St. Silverius

Dates of birth and death unknown. He was the son of Pope Hormisdas who had been married before becoming one of the highest clergy. Silverius entered the service of the Church and was subdeacon at Rome when the Pope Agapitus died in Constantinople on 22 April of the year 536.La Empress Theodora, who favored the Monophysite tried to induce the election as pope of the Roman deacon Vigilius who was then in Constantinople and had given the desired guarantees as to the Monophysite. However, Teodato, King of the Ostrogoths, who wanted to prevent the election of a pope connected to Constantinople, anticipate, and influence the subdeacon Silverio was chosen. The choice of a subdeacon as bishop of Rome was unusual. Consequently, it is easy to understand that, as the author of the first part of the life of Silverio in the "Liber Pontificalis" (ed. Duchesne, I, 210) recounts, appeared strong opposition among the clergy. This, however, was repressed by Teodato so finally, after Silverio had been consecrated bishop (probably on June 8, 536) all Roman priests gave their written consent to their elevation. The statement made by the author mentioned that Silverio said Teodato intervention by the payment of money is unjustifiable, and is explained by the hostile opinion of the author on the Pope and the Goths. The author of the second part of life in the "Liber Pontificalis" is favorably inclined to Silverio. The pontificate of this pope belongs to a period wildly unstable, and he himself fell victim to the intrigues of the Byzantine Court.

Silverius After the Pope had become Empress Theodora sought to win him over to the Monophysite. She especially wanted to have it entered into communion with the Monophysite Patriarch of Constantinople, Antimo, who had been excommunicated and deposed by Agapitus, and Severus of Antioch. However, the Pope in no way compromised and decided to overthrow Teodora now and win the papal seat Vigilio. Stormy weather arrived in Rome during the fight that broke out in Italy from the Ostrogoths and the Byzantines after the death of Amalasuntha, daughter of Theodoric the Great. King Ostrogoth Vitigio, who ascended the throne in August 536, besieged the city. The churches of the catacombs outside the city were destroyed, the very graves of the martyrs in the catacombs were opened and desecrated. In December, 536, the Byzantine general Belisarius fortified Rome and was received by the Pope in a courteous and friendly. Teodora Belisarius tried to use to carry out his plan to depose Silverio, and put in place the Roman deacon Vigilius (qv), formerly apocrisiarius in Constantinople, now gone to Italy. Antonina, wife of Belisarius influenced her husband to act as Teodora wanted. By means of a forged letter accused the Pope of an agreement with King Gothic treacherous besieging Rome. Silverio was alleged that the king had offered to leave one of the secret city gates open to allow the Goths to enter. Silverius was subsequently arrested in March of 537, violently taken from his episcopal dress, given the clothes of a monk and taken into exile to the east. Vigilio was consecrated Bishop of Rome in his place.

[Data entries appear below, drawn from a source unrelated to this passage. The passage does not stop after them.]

@@ -56,7 +60,25 @@
             a2 = fmaf(wv, in[ci][r][c + 2], a2);
             a3 = fmaf(wv, in[ci][r][c + 3], a3);
           }
-      *reinterpret_cast<float4*>(op) = make_float4(a0, a1, a2, a3);
+      if (live) *reinterpret_cast<float4*>(op) = make_float4(a0, a1, a2, a3);
+      if constexpr (STATS) {
+        const int lane = threadIdx.x & 63;
+        const float K = __builtin_bit_cast(float, __builtin_amdgcn_readfirstlane(__builtin_bit_cast(int, a0)));
+        const float d0 = live ? a0 - K : 0.f, d1 = live ? a1 - K : 0.f, d2 = live ? a2 - K : 0.f, d3 = live ? a3 - K : 0.f;
+        const float s1 = (d0 + d1) + (d2 + d3), s2 = (d0 * d0 + d1 * d1) + (d2 * d2 + d3 * d3);
+        const bool odd = lane & 1;
+        float v = odd ? s2 : s1;
+        v += __shfl_xor(odd ? s1 : s2, 1, 64);
+#pragma unroll
+        for (int m = 2; m < 64; m <<= 1) v += __shfl_xor(v, m, 64);
+        const float t2 = __shfl(v, 1, 64);
+        const float cnt = 4.f * (float)__popcll(__ballot(live));
+        if (lane == 0) {
+          const float dm = v / cnt;
+          float* sp = part + (((size_t)b * Cout + co) * P + rit / 64) * 3;
+          sp[0] = cnt; sp[1] = K + dm; sp[2] = fmaxf(t2 - v * dm, 0.f);
+        }
+      }
     }
   }
 }
@@ -169,23 +191,29 @@
   return (W % 4 == 0 && H > 0 && ((Cin >= 1 && Cin <= 3 && Cout >= 1) || (Cout >= 1 && Cout <= 3 && Cin >= 1))) ? 1 : 0;
 }
 
-extern "C" int ipdm_conv3x3_thin_f32(const float* x, const float* w, const float* bias, const float* coef, float* out, int B,
-                                     int Cin, int Cout, int H, int W, void* stream) {
+static int thin_launch(const float* x, const float* w, const float* bias, const float* coef, float* out, float* part, int B,
+                       int Cin, int Cout, int H, int W, void* stream) {
   IPDM_REQUIRE(B >= 0 && Cin > 0 && Cout > 0 && H > 0 && W > 0);
   if (!ipdm_conv3x3_thin_supported(Cin, Cout, H, W)) return IPDM_EUNSUPPORTED;
+  if (part && !ipdm_conv3x3_thin_stats_partials(Cin, Cout, H, W)) return IPDM_EUNSUPPORTED;
   if (B == 0) return IPDM_OK;
   IPDM_REQUIRE(x && w && out && x != out);
   if (((reinterpret_cast<uintptr_t>(x) | reinterpret_cast<uintptr_t>(out)) & 15) != 0) return IPDM_EUNSUPPORTED;
   hipStream_t s = ipdm_stream(stream);
-  const long long items = (long long)B * H * (W / 4);
+  const int P = part ? ipdm_conv3x3_thin_stats_partials(Cin, Cout, H, W) : 0;
+  const long long items = part ? (long long)B * P * 64 : (long long)B * H * (W / 4);
   const int gx = ipdm_ew_grid(items, 256);
   if (Cin <= 3 && Cin <= Cout) {
     int co_blk = Cout;
     while (co_blk > 8 && (long long)gx * ((Cout + co_blk - 1) / co_blk) < 2048) co_blk = (co_blk + 1) / 2;
     const dim3 grid(gx, (Cout + co_blk - 1) / co_blk);
-    if (Cin == 1) hipLaunchKernelGGL(conv3x3_fewin_kernel<1>, grid, dim3(256), 0, s, x, w, bias, coef, out, B, Cout, H, W, co_blk);
-    else if (Cin == 2) hipLaunchKernelGGL(conv3x3_fewin_kernel<2>, grid, dim3(256), 0, s, x, w, bias, coef, out, B, Cout, H, W, co_blk);
-    else hipLaunchKernelGGL(conv3x3_fewin_kernel<3>, grid, dim3(256), 0, s, x, w, bias, coef, out, B, Cout, H, W, co_blk);
+#define IPDM_FEWIN(CI)                                                                                                        \
+  if (part) hipLaunchKernelGGL((conv3x3_fewin_kernel<CI, true>), grid, dim3(256), 0, s, x, w, bias, coef, out, B, Cout, H, W, co_blk, part, P); \
+  else hipLaunchKernelGGL((conv3x3_fewin_kernel<CI, false>), grid, dim3(256), 0, s, x, w, bias, coef, out, B, Cout, H, W, co_blk, part, P)
+    if (Cin == 1) { IPDM_FEWIN(1); }
+    else if (Cin == 2) { IPDM_FEWIN(2); }
+    else { IPDM_FEWIN(3); }
+#undef IPDM_FEWIN
   } else {
     if (coef) return IPDM_EUNSUPPORTED;
     const int Q = W / 4;
@@ -201,3 +229,19 @@
   }
   return ipdm_launch_status();
 }
+
+extern "C" int ipdm_conv3x3_thin_stats_partials(int Cin, int Cout, int H, int W) {
+  if (!ipdm_conv3x3_thin_supported(Cin, Cout, H, W) || !(Cin <= 3 && Cin <= Cout)) return 0;
+  return (int)(((long long)H * (W / 4) + 63) / 64);
+}
+
+extern "C" int ipdm_conv3x3_thin_f32(const float* x, const float* w, const float* bias, const float* coef, float* out, int B,
+                                     int Cin, int Cout, int H, int W, void* stream) {
+  return thin_launch(x, w, bias, coef, out, nullptr, B, Cin, Cout, H, W, stream);
+}
+
+extern "C" int ipdm_conv3x3_thin_stats_f32(const float* x, const float* w, const float* bias, const float* coef, float* out,
+                                           float* part, int B, int Cin, int Cout, int H, int W, void* stream) {
+  IPDM_REQUIRE(part);
+  return thin_launch(x, w, bias, coef, out, part, B, Cin, Cout, H, W, stream);
+}
diff --git a/inverseproblemwithdiffusionmodel_amd/csrc/fewout_fin.hip b/inverseproblemwithdiffusionmodel_amd/csrc/fewout_fin.hip
--- /dev/null
+++ b/inverseproblemwithdiffusionmodel_amd/csrc/fewout_fin.hip
@@ -0,0 +1,185 @@
+#include "ipdm_common.h"
+
+namespace {
+
+__device__ __forceinline__ float fin_elu(float v, float mu, float sc, float sh) {
+  return ipdm_act_t<IPDM_ACT_ELU>((v - mu) * sc + sh);
+}
+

Silverius was born in Lycia where he was to reside at Patara. The Bishop of Patara soon discovered that the exiled Pope was innocent. He traveled to Constantinople and was able to put before the Emperor Justinian that evidence of innocence of the exiled Emperor Belisarius wrote to ordering a new investigation into the matter. If it turned out that the letter concerning the alleged plan for the Goths was false, Silverio should be placed once more in possession of the papal see. At the same time the emperor Silverio allowed to return to Italy, and soon entered the country, apparently in Naples. However, Vigilio managed to take over illegally deposed his predecessor. Obviously acted in accordance with the Empress Theodora and was helped by Antonina, the wife of Belisarius. Silverio was taken to the island of Palmaria in the Tyrrhenian Sea and kept in strict confinement. Here died of deprivation and harsh treatment he endured. The year of his death is unknown, but probably did not live long after arriving in Palmaria. He was buried on the island, according to the testimony of the "Liber Pontificalis" in June 1920, his remains were never removed from Palmaria. According to the witness himself, he was raised after his death by the faithful who visited his grave. In later times he was venerated as a saint. The earliest evidence of this is given by a list of saints of the eleventh century (Mélanges d'archéologie et d'histoire, 1893, 169). "Martyrologium" of Pedro de Natalibus century fourteen also contains his party, who is remembered in the present Roman Martyrology on 20 June.